ABOUT THIS EXERCISE — Select all lines holding the word "padn" from the entries that follow.

MATERIAL PROVIDED —
________________________
template <bool WITH_TRIO, int U, int PASSES, int WIN, bool LONG = false>
__global__ void __launch_bounds__(COV_BLOCK) coverage_fast_kernel(
    const uint2 *__restrict__ items, const uint32_t *__restrict__ group_slot, const uint4 *__restrict__ read_rec, const uint2 *__restrict__ slot_rec,
    const uint32_t *__restrict__ node_id, const uint8_t *__restrict__ step_code, const uint8_t *__restrict__ active,
    const uint4 *__restrict__ node_rec, const uint64_t *__restrict__ bit_off, uint64_t V, unsigned long long *__restrict__ bases,
    uint32_t *__restrict__ bitmap, uint32_t *__restrict__ full, const uint2 *__restrict__ trio_ent, unsigned long long *__restrict__ trio_bases,
    unsigned long long *__restrict__ n_abort, uint32_t ablate, int blk_shift,
    const uint32_t *__restrict__ long_sum = nullptr, const uint32_t *__restrict__ long_len0 = nullptr, uint32_t only_long = 0u,
    uint32_t chunk_groups = 0u, uint32_t total_groups = 0u, uint32_t win_back = 0u, const uint32_t *__restrict__ item_sel = nullptr) {
    constexpr int WAVES = COV_BLOCK / 64;
    const int lane = threadIdx.x & 63, wave = threadIdx.x >> 6;
    uint32_t g0, n_groups;
    if constexpr (LONG) { g0 = blockIdx.x * chunk_groups; n_groups = min(g0 + chunk_groups, total_groups); }
    else { const uint2 item = items[item_sel ? item_sel[blockIdx.x] : blockIdx.x]; g0 = item.x; n_groups = item.y; }
    for (int i = threadIdx.x; i < (int)(cov_lds_bytes(WIN) / 4); i += COV_BLOCK) s_cov[i] = 0;
    uint32_t wlo = 0, win_n = 0, mark_n = 0, bit0_lo = 0, bwn = 0;
    uint64_t bw0 = 0;
#pragma unroll 1
    for (uint32_t g = g0; g < n_groups && win_n == 0; ++g) {
        const uint32_t gs = group_slot[g];
        if (gs == NO_SLOT) continue;
        const uint2 sr0 = slot_rec[gs];
        if ((int)sr0.x < 0 || !active[sr0.x]) continue;
        const uint32_t id0 = node_id[(uint64_t)g * 64], v0 = id0 + sr0.y, in_blk = id0 & ((1u << blk_shift) - 1u);
        const uint32_t back = LONG ? win_back : in_blk + 64u;
        wlo = (v0 > back ? v0 - back : 0u) & ~63u;
        win_n = WIN;
        const uint64_t b_lo = bit_off[wlo], b_hi = bit_off[min((uint64_t)wlo + WIN, V)];
        bw0 = b_lo >> 5;
        bit0_lo = (uint32_t)(bw0 << 5);
        bwn = COV_BWIN;
        mark_n = (b_hi - (bw0 << 5) <= (uint64_t)COV_BWIN * 32) ? (uint32_t)min((uint64_t)WIN, V - wlo) : 0u;
    }
    __builtin_amdgcn_fence(__ATOMIC_RELEASE, "workgroup", "local");
    __builtin_amdgcn_s_barrier();
    __builtin_amdgcn_fence(__ATOMIC_ACQUIRE, "workgroup", "local");
#ifndef COV_NO_PREFETCH
    uint32_t n_code[U], n_id[U], n_gs[U];
    {
        const uint32_t gw0 = g0 + (uint32_t)(wave * U);
#pragma unroll
        for (int u = 0; u < U; ++u) {
            const uint32_t g = gw0 + (uint32_t)u < n_groups ? gw0 + (uint32_t)u : (gw0 < n_groups ? gw0 : g0);
            const uint64_t t = (uint64_t)g * 64 + lane;
            n_code[u] = step_code[t]; n_id[u] = node_id[t]; n_gs[u] = group_slot[g];
        }
    }
#endif
#if !defined(COV_NO_PF2) && !defined(COV_NO_PREFETCH)
    constexpr bool PF2 = !LONG;
#else
    constexpr bool PF2 = false;
#endif
    uint32_t c_code[U], c_id[U], c_gs[U];
    uint4 c_rr[U];
    uint2 c_sr[U];
    bool c_run[U];
#pragma unroll
    for (int u = 0; u < U; ++u) c_run[u] = false;
    if constexpr (PF2) {
        const uint32_t gw0 = g0 + (uint32_t)(wave * U), gw1 = gw0 + (uint32_t)(WAVES * U);
#pragma unroll
        for (int u = 0; u < U; ++u) {
            c_code[u] = n_code[u]; c_id[u] = n_id[u]; c_gs[u] = n_gs[u];
            const uint32_t g = gw1 + (uint32_t)u < n_groups ? gw1 + (uint32_t)u : (gw0 < n_groups ? gw0 : g0);
            const uint64_t t = (uint64_t)g * 64 + lane;
            n_code[u] = step_code[t]; n_id[u] = node_id[t]; n_gs[u] = group_slot[g];
            const bool pad0 = c_code[u] == STEP_PAD;
            const bool run0 = (gw0 + (uint32_t)u < n_groups) & any1(!pad0) & none1(!pad0 & ((c_code[u] & STEP_LONG) != 0u));
            const uint32_t sl = slot_in_group(c_gs[u], c_code[u], lane);
            const uint32_t slot = (pad0 | !run0) ? (c_gs[u] == NO_SLOT ? 0u : c_gs[u]) : sl;
            c_rr[u] = read_rec[slot]; c_sr[u] = slot_rec[slot];
            c_run[u] = run0;
        }
    }
#pragma unroll 1
    for (int pass = 0;; ++pass) {
        const uint32_t gw = g0 + (uint32_t)((pass * WAVES + wave) * U);
        if (gw >= n_groups) break;
        uint32_t code[U], id[U], gs[U];
        bool run[U];
        uint4 rr[U];
        uint2 sr[U];
#ifndef COV_NO_PREFETCH
        if constexpr (PF2) {
            const uint32_t gn = gw + (uint32_t)(WAVES * U), g2 = gn + (uint32_t)(WAVES * U);
            uint32_t m_code[U], m_id[U], m_gs[U];
#pragma unroll
            for (int u = 0; u < U; ++u) {
                run[u] = c_run[u];
                code[u] = c_code[u]; id[u] = c_id[u]; gs[u] = c_gs[u]; rr[u] = c_rr[u]; sr[u] = c_sr[u];
                const uint32_t g = g2 + (uint32_t)u < n_groups ? g2 + (uint32_t)u : gw;
                const uint64_t t = (uint64_t)g * 64 + lane;
                m_code[u] = step_code[t]; m_id[u] = node_id[t]; m_gs[u] = group_slot[g];
                const bool padn = n_code[u] == STEP_PAD;
                const bool runn = (gn + (uint32_t)u < n_groups) & any1(!padn) & none1(!padn & ((n_code[u] & STEP_LONG) != 0u));
                const uint32_t sl = slot_in_group(n_gs[u], n_code[u], lane);
                const uint32_t slot = (padn | !runn) ? (n_gs[u] == NO_SLOT ? 0u : n_gs[u]) : sl;
                c_rr[u] = read_rec[slot]; c_sr[u] = slot_rec[slot];
                c_run[u] = runn;
                c_code[u] = n_code[u]; c_id[u] = n_id[u]; c_gs[u] = n_gs[u];
                n_code[u] = m_code[u]; n_id[u] = m_id[u]; n_gs[u] = m_gs[u];
            }
        } else
        {
            const uint32_t gn = gw + (uint32_t)(WAVES * U);
#pragma unroll
            for (int u = 0; u < U; ++u) {
                run[u] = gw + (uint32_t)u < n_groups;
                code[u] = n_code[u]; id[u] = n_id[u]; gs[u] = n_gs[u];
                const uint32_t g = gn + (uint32_t)u < n_groups ? gn + (uint32_t)u : gw;
                const uint64_t t = (uint64_t)g * 64 + lane;
                n_code[u] = step_code[t]; n_id[u] = node_id[t]; n_gs[u] = group_slot[g];
            }
        }
#else
#pragma unroll
        for (int u = 0; u < U; ++u) {
            const uint32_t g = gw + (uint32_t)u;
            run[u] = g < n_groups;
            const uint64_t t = (uint64_t)(run[u] ? g : gw) * 64 + lane;
            code[u] = step_code[t]; id[u] = node_id[t];
            gs[u] = group_slot[run[u] ? g : gw];
        }
#endif
        bool pad[U];
        uint32_t ll0[U], lsum[U];
#pragma unroll
        for (int u = 0; u < U; ++u) {
            pad[u] = code[u] == STEP_PAD;
            if constexpr (!PF2) {
                const bool has_long = any1(!pad[u] & ((code[u] & STEP_LONG) != 0u));
                run[u] = run[u] & any1(!pad[u]) & (LONG ? (has_long | (only_long == 0u)) : !has_long);
            }
            const uint32_t sl = slot_in_group(gs[u], code[u], lane);
            const uint32_t slot = (pad[u] | !run[u]) ? (gs[u] == NO_SLOT ? 0u : gs[u]) : sl;
            if constexpr (!PF2) { rr[u] = read_rec[slot]; sr[u] = slot_rec[slot]; }
            if constexpr (LONG) { ll0[u] = long_len0[slot]; lsum[u] = long_sum[slot]; }
        }
        uint32_t h_id1[U], h_id2[U], h_codes[U];
        if constexpr (LONG) {
#pragma unroll
            for (int u = 0; u < U; ++u) {
                const uint32_t gu = (uint32_t)__builtin_amdgcn_readfirstlane((int)(gw + (uint32_t)u));
                const uint64_t t0 = (uint64_t)(run[u] && gu != 0u ? gu : 1u) * 64;
                h_id1[u] = node_id[t0 - 1]; h_id2[u] = node_id[t0 - 2];
                h_codes[u] = *reinterpret_cast<const uint32_t *>(step_code + t0 - 4);
            }
        }
        uint4 nr[U];
        uint32_t v[U], act[U];
        bool ok[U];
#pragma unroll
        for (int u = 0; u < U; ++u) {
            ok[u] = run[u] & !pad[u] & ((int)sr[u].x >= 0);
            v[u] = ok[u] ? id[u] + sr[u].y : wlo;
            nr[u] = node_rec[v[u]];
            act[u] = active[ok[u] ? sr[u].x : 0u];
        }
        uint32_t idf[U], i0_[U], hv1[U], hv2[U];
        uint4 nrh1[U], nrh2[U];
        if constexpr (LONG) {
#pragma unroll
            for (int u = 0; u < U; ++u) {
                idf[u] = node_id[rr[u].x];
                const uint32_t gbase = (gw + (uint32_t)u) * 64u;
                const bool ok0 = __builtin_amdgcn_readfirstlane((int)ok[u]) != 0;
                i0_[u] = ok0 ? (uint32_t)__builtin_amdgcn_readfirstlane((int)(gbase - rr[u].x)) : 0u;
                const uint32_t delta0 = (uint32_t)__builtin_amdgcn_readfirstlane((int)sr[u].y);
                hv1[u] = i0_[u] >= 1u ? h_id1[u] + delta0 : wlo;
                hv2[u] = i0_[u] >= 2u ? h_id2[u] + delta0 : wlo;
                nrh1[u] = node_rec[hv1[u]]; nrh2[u] = node_rec[hv2[u]];
            }
        }
        uint32_t i_[U], nl[U], len0[U], nh[U], hx[U], tlo[U], thi[U];
        uint2 e0[U], e1[U];
        bool live[U], single[U], dead_read[U], cross[U];
        int dist[U];
#pragma unroll
        for (int u = 0; u < U; ++u) {
            const uint32_t gbase = (gw + (uint32_t)u) * 64u;
            i_[u] = gbase + (uint32_t)lane - rr[u].x;
            ok[u] = ok[u] & (act[u] != 0u);
            nl[u] = ok[u] ? nr[u].z : 0u;
            if constexpr (LONG) {
                dist[u] = (int)min(ok[u] ? i_[u] : 0u, (uint32_t)lane);
                cross[u] = ok[u] & (i_[u] > (uint32_t)lane);
                const uint32_t in_wave = __shfl(nl[u], lane - dist[u]);
                len0[u] = cross[u] ? ll0[u] : in_wave;
            } else
            len0[u] = __shfl(nl[u], lane - (int)i_[u]);
            uint32_t v2 = wave_shr1(wave_shr1(v[u]));
            uint32_t hw1 = wave_shr1(nr[u].w), hy1 = wave_shr1(nr[u].y);
            if constexpr (LONG) {
                v2 = lane == 0 ? hv2[u] : lane == 1 ? hv1[u] : v2;
                hw1 = lane == 0 ? nrh1[u].w : hw1; hy1 = lane == 0 ? nrh1[u].y : hy1;
            }
            single[u] = rr[u].y == 1u;
            dead_read[u] = !single[u] & (rr[u].z > len0[u]);
            live[u] = ok[u] & !dead_read[u] & !(single[u] & (rr[u].w < rr[u].z));
            nh[u] = 0; hx[u] = 0; tlo[u] = 0; thi[u] = 0;
            e0[u] = make_uint2(0u, 0u); e1[u] = e0[u];
            if (WITH_TRIO && !ABL(4u)) {
                hx[u] = hw1;
                tlo[u] = min(v[u], v2); thi[u] = max(v[u], v2);
                nh[u] = (live[u] & (i_[u] >= 2u) & ((nr_filter(hy1) & nr_pair_bit(tlo[u], thi[u])) != 0u)) ? nr_rows(hy1) : 0u;
                const EntPair ep = *reinterpret_cast<const EntPair *>(trio_ent + (nh[u] ? hx[u] : 0u));
                e0[u] = make_uint2(ep.a, ep.b); e1[u] = make_uint2(ep.c, ep.d);
            }
        }
#pragma unroll
        for (int u = 0; u < U; ++u) {
            const uint32_t k = rr[u].y, ps = rr[u].z, pe = rr[u].w, i = i_[u];
            if (any1(ok[u] & dead_read[u] & (i == 0u))) { if (ok[u] & dead_read[u] & (i == 0u)) atomicAdd(n_abort, 1ull); }
            const uint32_t contrib = (live[u] & !single[u]) ? (i == 0u ? nl[u] - ps : nl[u]) : 0u;
            const uint32_t pexcl = wave_incl_scan_dpp(contrib) - contrib;
            uint32_t seen = pexcl - __shfl(pexcl, lane - (LONG ? dist[u] : (int)i));
            if constexpr (LONG) seen = cross[u] ? lsum[u] - ps : seen;
            const uint32_t tgt = pe - ps;
            uint32_t aln = nl[u];
            if (i + 1u == k) aln = ((pe >= ps) & (tgt > seen)) ? tgt - seen : 0u;
            if (i == 0u) aln = single[u] ? tgt : nl[u] - ps;
            const uint32_t sidx = i == 0u ? ps : 0u;
            uint32_t hi = sidx + aln;
            if (hi > nl[u]) hi = nl[u];
            const bool markable = live[u] & (hi > sidx) & !(single[u] & !((ps < pe) & (pe <= nl[u])));
            const uint32_t dupd = code[u] & STEP_DIST;
            bool earlier = dupd != 0u, at_step0 = dupd == i;
            if constexpr (LONG) {
                const bool lc = (code[u] & STEP_LONG) != 0u;
                const uint32_t id_first = cross[u] ? idf[u] : __shfl(id[u], lane - dist[u]);
                earlier = lc ? (code[u] & 1u) != 0u : earlier;
                at_step0 = lc ? id[u] == id_first : at_step0;
            }
            const uint32_t rl = !live[u] ? 0u : !earlier ? aln : (at_step0 ? len0[u] - ps : nl[u]);
            const uint32_t off = v[u] - wlo;
            const bool inw = off < win_n;
            if (live[u] & !earlier & (aln != 0u) && !ABL(2u)) {
                if (inw & (aln < (1u << 18))) atomicAdd(&S_WIN(off), aln);
                else atomicAdd(&bases[v[u]], (unsigned long long)aln);
            }
            const bool whole = markable & (sidx == 0u) & (hi == nl[u]);
            if constexpr (LONG) { if (!ABL(1u) && !ABL(8u)) mark_full_out_wave<WIN>(full, whole & !inw, v[u]); }
            if (markable && !ABL(1u)) {
                if (whole) {
                    if (inw) S_FULL(WIN, off) = 1; else if (!LONG && !ABL(8u)) atomicOr(&full[v[u] >> 5], 1u << (v[u] & 31));
                } else if (off < mark_n) {
                    const uint32_t rel = nr[u].x - bit0_lo;
                    mark_window(WIN, rel + sidx, rel + hi);
                } else if (!ABL(8u)) {
                    const uint64_t bo = nr_bit_off(nr[u]);
                    mark_range(bitmap, WIN, bw0, bwn, bo + sidx, bo + hi);
                }
            }
            if (WITH_TRIO && !ABL(4u)) {
                uint32_t rl1 = wave_shr1(rl), rl2 = wave_shr1(rl1);
                if constexpr (LONG) {
                    const uint32_t idf0 = (uint32_t)__builtin_amdgcn_readfirstlane((int)idf[u]), l0 = (uint32_t)__builtin_amdgcn_readfirstlane((int)len0[u]),
                                   ps0 = (uint32_t)__builtin_amdgcn_readfirstlane((int)ps);
                    const uint32_t c1 = h_codes[u] >> 24, c2 = (h_codes[u] >> 16) & 0xFFu;
                    const uint32_t rlh1 = ((i0_[u] == 1u) | (((c1 & 1u) != 0u) & (h_id1[u] == idf0))) ? l0 - ps0 : nrh1[u].z;
                    const uint32_t rlh2 = ((i0_[u] == 2u) | (((c2 & 1u) != 0u) & (h_id2[u] == idf0))) ? l0 - ps0 : nrh2[u].z;
                    rl2 = lane == 0 ? rlh2 : lane == 1 ? rlh1 : rl2;
                    rl1 = lane == 0 ? rlh1 : rl1;
                }
                constexpr uint32_t NO_ROW = 0xFFFFFFFFu;
                const bool m0 = (nh[u] != 0u) & (e0[u].x == tlo[u]) & (e0[u].y == thi[u]);
                const bool m1 = (nh[u] > 1u) & (e1[u].x == tlo[u]) & (e1[u].y == thi[u]);
                uint32_t row = m0 ? hx[u] : m1 ? hx[u] + 1u : NO_ROW;
                if (any1(!(m0 | m1) & (nh[u] > 2u))) {
                    if (!(m0 | m1) & (nh[u] > 2u))
                        for (uint32_t j = 2; j < nh[u]; ++j) {
                            const uint2 e = trio_ent[hx[u] + j];
                            if (e.x == tlo[u] && e.y == thi[u]) { row = hx[u] + j; break; }
                        }
                }
                const uint32_t sum = rl2 + rl1 + rl;
                if ((row != NO_ROW) & (sum != 0u)) atomicAdd(&trio_bases[row], (unsigned long long)sum);
            }
        }
    }
    __syncthreads();
    if (win_n) {
        for (int i = threadIdx.x; i < WIN; i += COV_BLOCK) {
            const uint32_t c = S_WIN(i);
            if (c) atomicAdd(&bases[wlo + i], (unsigned long long)c);
            const unsigned long long fb = __ballot(S_FULL(WIN, i) != 0);
            if (fb && (lane & 31) == 0 && !ABL(32u)) {
                const uint32_t m = (uint32_t)(fb >> (lane & 32));
                if (m) atomicOr(&full[(wlo + i) >> 5], m);
            }
        }
        if (!ABL(16u))
        for (uint32_t i = threadIdx.x; i < bwn; i += COV_BLOCK) {
            const uint32_t m = S_BM(WIN, i);
            if (m) atomicOr(&bitmap[bw0 + i], m);
        }
    }
}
________________________
TASK RESULT —
                const bool padn = n_code[u] == STEP_PAD;
                const bool runn = (gn + (uint32_t)u < n_groups) & any1(!padn) & none1(!padn & ((n_code[u] & STEP_LONG) != 0u));
                const uint32_t slot = (padn | !runn) ? (n_gs[u] == NO_SLOT ? 0u : n_gs[u]) : sl;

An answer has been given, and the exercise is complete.